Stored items
struct FtMask {
    uint32_t sub, up, avg, paeth;
    __device__ explicit FtMask(uint32_t ft)
        : sub(ft == 1 ? ~0u : 0u), up(ft == 2 ? ~0u : 0u), avg(ft == 3 ? ~0u : 0u), paeth(ft == 4 ? ~0u : 0u) {}
};

template <int BPP, bool SWAR = false>
__device__ __forceinline__ void unfilter_chunk(const u32x4& rawv, const uint32_t (&up)[4], const uint32_t (&prevup)[4],
                                               const uint32_t (&prevcur)[4], const FtMask& fm, uint32_t (&o)[4]) {
    const uint32_t raw[4] = {rawv.x, rawv.y, rawv.z, rawv.w};
    if constexpr (SWAR && (BPP == 4 || BPP == 8)) {
        constexpr int K = BPP / 4;
#pragma unroll
        for (int k = 0; k < 4; ++k) {
            const uint32_t a = k >= K ? o[k - K] : prevcur[4 + k - K];
            const uint32_t c = k >= K ? up[k - K] : prevup[4 + k - K];
            o[k] = unfilter_word(raw[k], a, up[k], c, fm.sub, fm.up, fm.avg, fm.paeth);
        }
        return;
    }
    o[0] = o[1] = o[2] = o[3] = 0;
#pragma unroll
    for (int i = 0; i < 16; ++i) {
        const uint32_t a = i >= BPP ? ((o[(i - BPP) >> 2] >> (8 * ((i - BPP) & 3))) & 255u)
                                    : byte_of(prevcur, 16 + i - BPP);
        const uint32_t b = byte_of(up, i);
        const uint32_t c = i >= BPP ? byte_of(up, i - BPP) : byte_of(prevup, 16 + i - BPP);
        const int d1 = (int)b - (int)c, d2 = (int)a - (int)c;
        const int pa = d1 < 0 ? -d1 : d1, pb = d2 < 0 ? -d2 : d2, pc = (d1 + d2) < 0 ? -(d1 + d2) : (d1 + d2);
        const uint32_t paeth = (pa <= pb && pa <= pc) ? a : (pb <= pc ? b : c);
        const uint32_t pred = (a & fm.sub) | (b & fm.up) | (((a + b) >> 1) & fm.avg) | (paeth & fm.paeth);
        const uint32_t v = (byte_of(raw, i) + pred) & 255u;
        o[i >> 2] |= v << (8 * (i & 3));
    }
}

#ifdef IK_UNF_PROF
__device__ unsigned long long g_unf_prof[8];
hipError_t png_unf_prof_read(unsigned long long* out) {
    hipError_t e = hipMemcpyFromSymbol(out, HIP_SYMBOL(g_unf_prof), sizeof(g_unf_prof));
    unsigned long long z[8] = {};
    if (e == hipSuccess) e = hipMemcpyToSymbol(HIP_SYMBOL(g_unf_prof), z, sizeof(z));
    return e;
}
#define IK_UNF_T(k) do { const unsigned long long _t = clock64(); up_[k] += _t - t_; t_ = _t; } while (0)
#else
#define IK_UNF_T(k) do { } while (0)
#endif

template <int BPP, bool SWAR>
__global__ __launch_bounds__(kPngUnfilterThreads) void k_png_unfilter(const PngImgDev* imgs, const int2* groups,
                                                                      const int* prog_base, unsigned* prog,
                                                                      unsigned* ticket) {
    raise_priority();
    constexpr int NW = kPngUnfilterThreads / 64, G = kUnfG;
    __shared__ int s_t;
    if (threadIdx.x == 0) s_t = (int)atomicAdd(ticket, 1u);
    __syncthreads();
    const int2 gk = groups[s_t];
    const PngImgDev I = imgs[gk.x];
    if (png_unfilter_scan_path(BPP, I.rowbytes, *(const volatile int*)I.flags)) return;
    const int wave = __builtin_amdgcn_readfirstlane(threadIdx.x >> 6), lane = threadIdx.x & 63;
    const int nch = (I.rowbytes + 15) >> 4;
    const int nbands = (I.H + 63) >> 6;
    const int K = png_unfilter_groups(I.H);
    unsigned* pg = prog + prog_base[gk.x];
#ifdef IK_UNF_PROF
    unsigned long long up_[6] = {0, 0, 0, 0, 0, 0}, t_ = clock64();
#endif
    for (int band = wave * K + gk.y; band < nbands; band += NW * K) {
        const int y = band * 64 + lane;
        const bool live = y < I.H;
        const FtMask fm(live ? I.ft[y] : 0u);
        const bool above = band > 0;
        uint32_t cur[4] = {0, 0, 0, 0}, up[4] = {0, 0, 0, 0};
        uint32_t prevcur[4] = {0, 0, 0, 0}, prevup[4] = {0, 0, 0, 0};
        const uint64_t dbase = uniform_u64((uint64_t)(size_t)I.dst);
        const size_t ibytes = I.pitch * (size_t)I.H;
        const __amdgpu_buffer_rsrc_t rs = __builtin_amdgcn_make_buffer_rsrc(
            (void*)dbase, (short)0, (int)(ibytes < 0x7fffffffu ? ibytes : 0x7fffffffu), 0x00020000);
        const uint32_t rowoff = (uint32_t)((size_t)(live ? y : 0) * I.pitch);
        auto fetch = [&](int s0, u32x4 (&r)[G]) {
#pragma unroll
            for (int t = 0; t < G; ++t) {
                const uint32_t off = rowoff + 16u * (uint32_t)min(max(s0 + t - lane, 0), nch - 1);
                r[t] = __builtin_bit_cast(u32x4, __builtin_amdgcn_raw_buffer_load_b128(rs, (int)off, 0, 0));
            }
        };
        unsigned seen = 0;
        const int ngrp = (nch + 63 + G - 1) / G;
        auto group = [&](int g, u32x4 (&rc)[G], u32x4 (&rn)[G]) {
            const int s0 = g * G;
            u32x4 ab[G];
#pragma unroll
            for (int t = 0; t < G; ++t) ab[t] = u32x4{0, 0, 0, 0};
            IK_UNF_T(0);
            if (above && s0 < nch) {
                const unsigned need = (unsigned)min(s0 + G, nch);
                while (seen < need) {
                    const unsigned v = __hip_atomic_load(pg + band - 1, __ATOMIC_RELAXED, __HIP_MEMORY_SCOPE_AGENT);
                    seen = (unsigned)__builtin_amdgcn_readfirstlane((int)v);
                    if (seen < need) __builtin_amdgcn_s_sleep(1);
                }
                const uint32_t aoff = lane == 0 ? (uint32_t)((size_t)(band * 64 - 1) * I.pitch) : 0x80000000u;
#pragma unroll
                for (int t = 0; t < G; ++t)
                    ab[t] = __builtin_bit_cast(u32x4, __builtin_amdgcn_raw_buffer_load_b128(
                                                          rs, (int)(aoff + 16u * (uint32_t)min(s0 + t, nch - 1)), 0, kCpolSc1));
            }
            IK_UNF_T(1);
            if (g + 1 < ngrp) fetch(s0 + G, rn);
#pragma unroll
            for (int t = 0; t < G; ++t) {
                const int j = s0 + t - lane;
                uint32_t nup[4];
                nup[0] = wave_shr1(cur[0], ab[t].x);
                nup[1] = wave_shr1(cur[1], ab[t].y);
                nup[2] = wave_shr1(cur[2], ab[t].z);
                nup[3] = wave_shr1(cur[3], ab[t].w);
                const bool act = live && j >= 0 && j < nch;
                if (act) {
#pragma unroll
                    for (int k = 0; k < 4; ++k) { prevup[k] = up[k]; up[k] = nup[k]; prevcur[k] = cur[k]; }
                    if (j == 0) {
#pragma unroll
                        for (int k = 0; k < 4; ++k) { prevup[k] = 0; prevcur[k] = 0; }
                    }
                    uint32_t o[4];
                    unfilter_chunk<BPP, SWAR>(rc[t], up, prevup, prevcur, fm, o);
#pragma unroll
                    for (int k = 0; k < 4; ++k) cur[k] = o[k];
                }
                const u32x4 ov = {cur[0], cur[1], cur[2], cur[3]};
                __builtin_amdgcn_raw_buffer_store_b128(__builtin_bit_cast(__attribute__((ext_vector_type(4))) unsigned, ov),
                                                       rs, (int)(act ? rowoff + 16u * (uint32_t)j : 0x80000000u), 0,
                                                       kCpolSc1);
            }
            IK_UNF_T(2);
            const int jl = s0 + G - 1 - 63;
            if (jl >= 0 && band * 64 + 63 < I.H) {
                asm volatile("s_waitcnt vmcnt(0)" ::: "memory");
                if (lane == 63)
                    __hip_atomic_store(pg + band, (unsigned)min(jl + 1, nch), __ATOMIC_RELAXED, __HIP_MEMORY_SCOPE_AGENT);
            }
            IK_UNF_T(3);
        };
        u32x4 ra[G], rb[G];
        fetch(0, ra);
        for (int g = 0; g < ngrp; g += 2) {
            group(g, ra, rb);
            if (g + 1 < ngrp) group(g + 1, rb, ra);
        }
    }
#ifdef IK_UNF_PROF
    if (lane == 0) {
        for (int k = 0; k < 5; ++k) atomicAdd(&g_unf_prof[k], up_[k]);
        atomicAdd(&g_unf_prof[7], 1ull);
    }
#endif
}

**What the task requires**. Show all lines above holding the word "auto".

**Problem solution**.
        auto fetch = [&](int s0, u32x4 (&r)[G]) {
        auto group = [&](int g, u32x4 (&rc)[G], u32x4 (&rn)[G]) {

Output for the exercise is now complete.